Eine Strukturreform ist folglich überfällig. In zurückliegenden Legislaturperioden wurde bis heute wenigstens eine Reform der Finanzierung der Pflege angekündigt, weil das System im gesellschaftlichen Wandel an Grenzen stößt. Die 1995 mit dem elften Sozialgesetzbuch (SGB XI) eingeführte Pflegeversicherung, bildet den Rahmen für die Teilfinanzierung von Pflegeleistungen im Bereich der Langzeitpflege. Wie eingangs dargelegt, nimmt im öffentlichen Diskurs zur Pflege die Finanzierung momentan den größten Platz ein. Diese kommt durch die demographische Entwicklung regelmäßig an ihre Grenzen und der Beitrag zur Pflegeversicherung steigt kontinuierlich. Auch die Eigenanteile, die Pflegebedürftige leisten müssen, brechen immer neue Rekorde. Der Eigenanteil für die stationäre Pflege betrug beispielsweise im Januar 2018 bundesweit noch 1.772 Euro und betrug am ersten Januar 2024 für das erste Jahr im Heim durchschnittlich 2.576 Euro, eine Steigerung von gut 45 Prozent innerhalb von sechs Jahren (vdek, 2024c).
Es gibt momentan 96 gesetzliche Pflegekassen, die jeweils ein Pendant in der Krankenversicherung haben. Außerdem kann das Pflegerisiko auch bei rund 50 privaten Kostenträgern abgesichert werden (Allianz, 2024).
Die Kosten für Pflegeleistungen, die im Krankenhaus, in der medizinischen Rehabilitation oder im Hospiz erbracht werden, übernimmt die Krankenkasse. Diese Unterteilung ist pflegefachlich nicht sinnvoll, aber historisch in der Rolle der Krankenpflege begründet. Die Ausgaben der sozialen Pflegeversicherung, in der knapp 90 Prozent der Deutschen versichert sind, lagen im Jahr 2022 bei 60 Milliarden Euro (vdek, 2024a). Die Ausgaben der gesetzlichen Krankenkassen beliefen sich 2022 auf 306,4 Milliarden Euro (vdek, 2024b). Welcher Anteil daran Pflegekosten sind, wird nicht ausgewiesen. Kosten für die Pflege werden auch über andere Sozialkassen finanziert. Dazu gehören die Unfallversicherung, die Kinder- und Jugendhilfe sowie die Sozialhilfe.
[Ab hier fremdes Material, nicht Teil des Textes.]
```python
# ... 31 lines not shown
        sigs = {
            "wtp_abi_version": ([], i32),
            "wtp_wavelet_count": ([], i32),
            "wtp_wavelet_name": ([i32], ctypes.c_char_p),
            "wtp_wavelet_id": ([ctypes.c_char_p], i32),
            "wtp_dec_len": ([i32], i32),
            "wtp_max_level": ([i64, i32], i32),
            "wtp_packed_shape": ([i64, i64, i32, ctypes.POINTER(i64), ctypes.POINTER(i64)], i32),
            "wtp_workspace_size": ([tp, i32, i32, i32], sz),
            "wtp_workspace_init": ([vp, sz, vp], i32),
            "wtp_prune_f32": ([tp, i32, i32, i32, f64, vp, sz, vp, vp], i32),
            "wtp_prune_layers_f32": ([tp, i32, i32, i32, f64, vp, sz, vp, vp], i32),
            "wtp_workspace_size_ex": ([tp, i32, i32, i32, i32], sz),
            "wtp_prune_ex_f32": ([tp, i32, i32, i32, f64, i32, vp, sz, vp, vp], i32),
            "wtp_abs_workspace_size": ([tp, i32, i32, i32], sz),
            "wtp_prune_abs_f32": ([tp, i32, i32, i32, f64, vp, sz, vp, vp], i32),
            "wtp_threshold_f32": ([vp, vp, i64, f64, vp, sz, vp, vp], i32),
            "wtp_dwt_workspace_size": ([i64, i64, i64, i32], sz),
            "wtp_wavedec2_f32": ([vp, vp, i64, i64, i64, i32, i32, vp, sz, vp], i32),
            "wtp_waverec2_f32": ([vp, vp, i64, i64, i64, i32, i32, vp, vp, sz, vp], i32),
            "wtp_synth_f32": ([vp, i64, ctypes.c_uint64, ctypes.c_uint32, i32, vp], i32),
            "wtp_set_stage_events": ([ctypes.POINTER(ctypes.c_void_p), i32], i32),
            "wtp_min_prune_workspace_size": ([tp, i32, f64], sz),
            "wtp_min_prune_f32": ([tp, i32, f64, vp, sz, vp, vp], i32),
            "wtp_random_prune_f32": ([tp, i32, ctypes.POINTER(i64), ctypes.c_uint64, vp, vp], i32),
            "wtp_count_small_f32": ([vp, i64, ctypes.c_float, vp, vp], i32),
            "wtp_set_resident": ([i32], i32),
            "wtp_set_pipeline": ([i32], i32),
            "wtp_set_fused_select": ([i32], i32),
            "wtp_set_interior": ([i32], i32),
            "wtp_resident_capacity": ([], i32),
            "wtp_set_resident_timeout_us": ([ctypes.c_uint], ctypes.c_uint),
            "wtp_set_kernel_stamps": ([vp], i32),
            "wtp_last_error": ([], ctypes.c_char_p),
            "wtp_last_error_tensor": ([], i32),
        }
        missing = {}
        for name, (args, ret) in sigs.items():
            if os.environ.get("WTP_LIB_PATH") and not hasattr(L, name):
                missing[name] = _missing_entry(name)
                continue
            fn = getattr(L, name)
            fn.argtypes = args
            fn.restype = ret
        if L.wtp_abi_version() != 1:
            raise NativeLibraryMissing("libwtprune.so ABI version mismatch")
        _lib = _LabLib(L, missing) if missing else L
    return _lib


def _missing_entry(name):
    def call(*_a, **_k):
        raise NativeLibraryMissing("%s (WTP_LIB_PATH) has no entry point %s: it was built from an older "
                                   "revision" % (LIB_PATH, name))
    return call


class _LabLib:

    def __init__(self, L, missing):
        self._L, self._missing = L, missing

    def __getattr__(self, name):
        if name in self._missing:
            return self._missing[name]
        return getattr(self._L, name)
# ... 13 lines not shown
```

### wavelettransforms_amd/csrc/api.hip

```cpp
#include <algorithm>
#include <atomic>
#include <cmath>
#include <cstdarg>
#include <cstdio>
#include <cstring>
#include <map>
#include <mutex>
#include <string>
#include <vector>
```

Zusammenfassung: Zahlen und Menschen
Die Pflege ist ein bedeutender Wirtschaftsfaktor, entscheidend bei der Aufrechterhaltung der Sozial- und Gesundheitsversorgung. Sie ist Garant für die Erhaltung von Lebensqualität bei Menschen in jeder Lebensphase und an vielen Orten, an denen Pflegeleistungen erbracht werden. Sie bildet die größte Berufsgruppe im Gesundheitswesen und den größten Ausbildungszweig in Deutschland. Ihr Stellenwert liest sich aber nicht nur an den gewaltigen Zahlen ab – wie den über fünf Millionen Pflegebedürftigen. Für einzelne Menschen kommt es auf die Qualität der Pflegeleistungen an. Die hängen von individuellen Bedürfnissen und den Pflegebedarfen ab, sei es im Krankenhaus, daheim oder im Hospiz. Aber auch von Qualifikation und Kompetenz der Pflegenden und dem Wert, den eine Gesellschaft bereit ist, für gute Leistungen zu zahlen. Gute Pflege wiederum ist nur möglich, wenn die Verzahnung von formaler Versorgung mit der Laienpflege, also den zahllosen An- und Zugehörigen, gut funktioniert.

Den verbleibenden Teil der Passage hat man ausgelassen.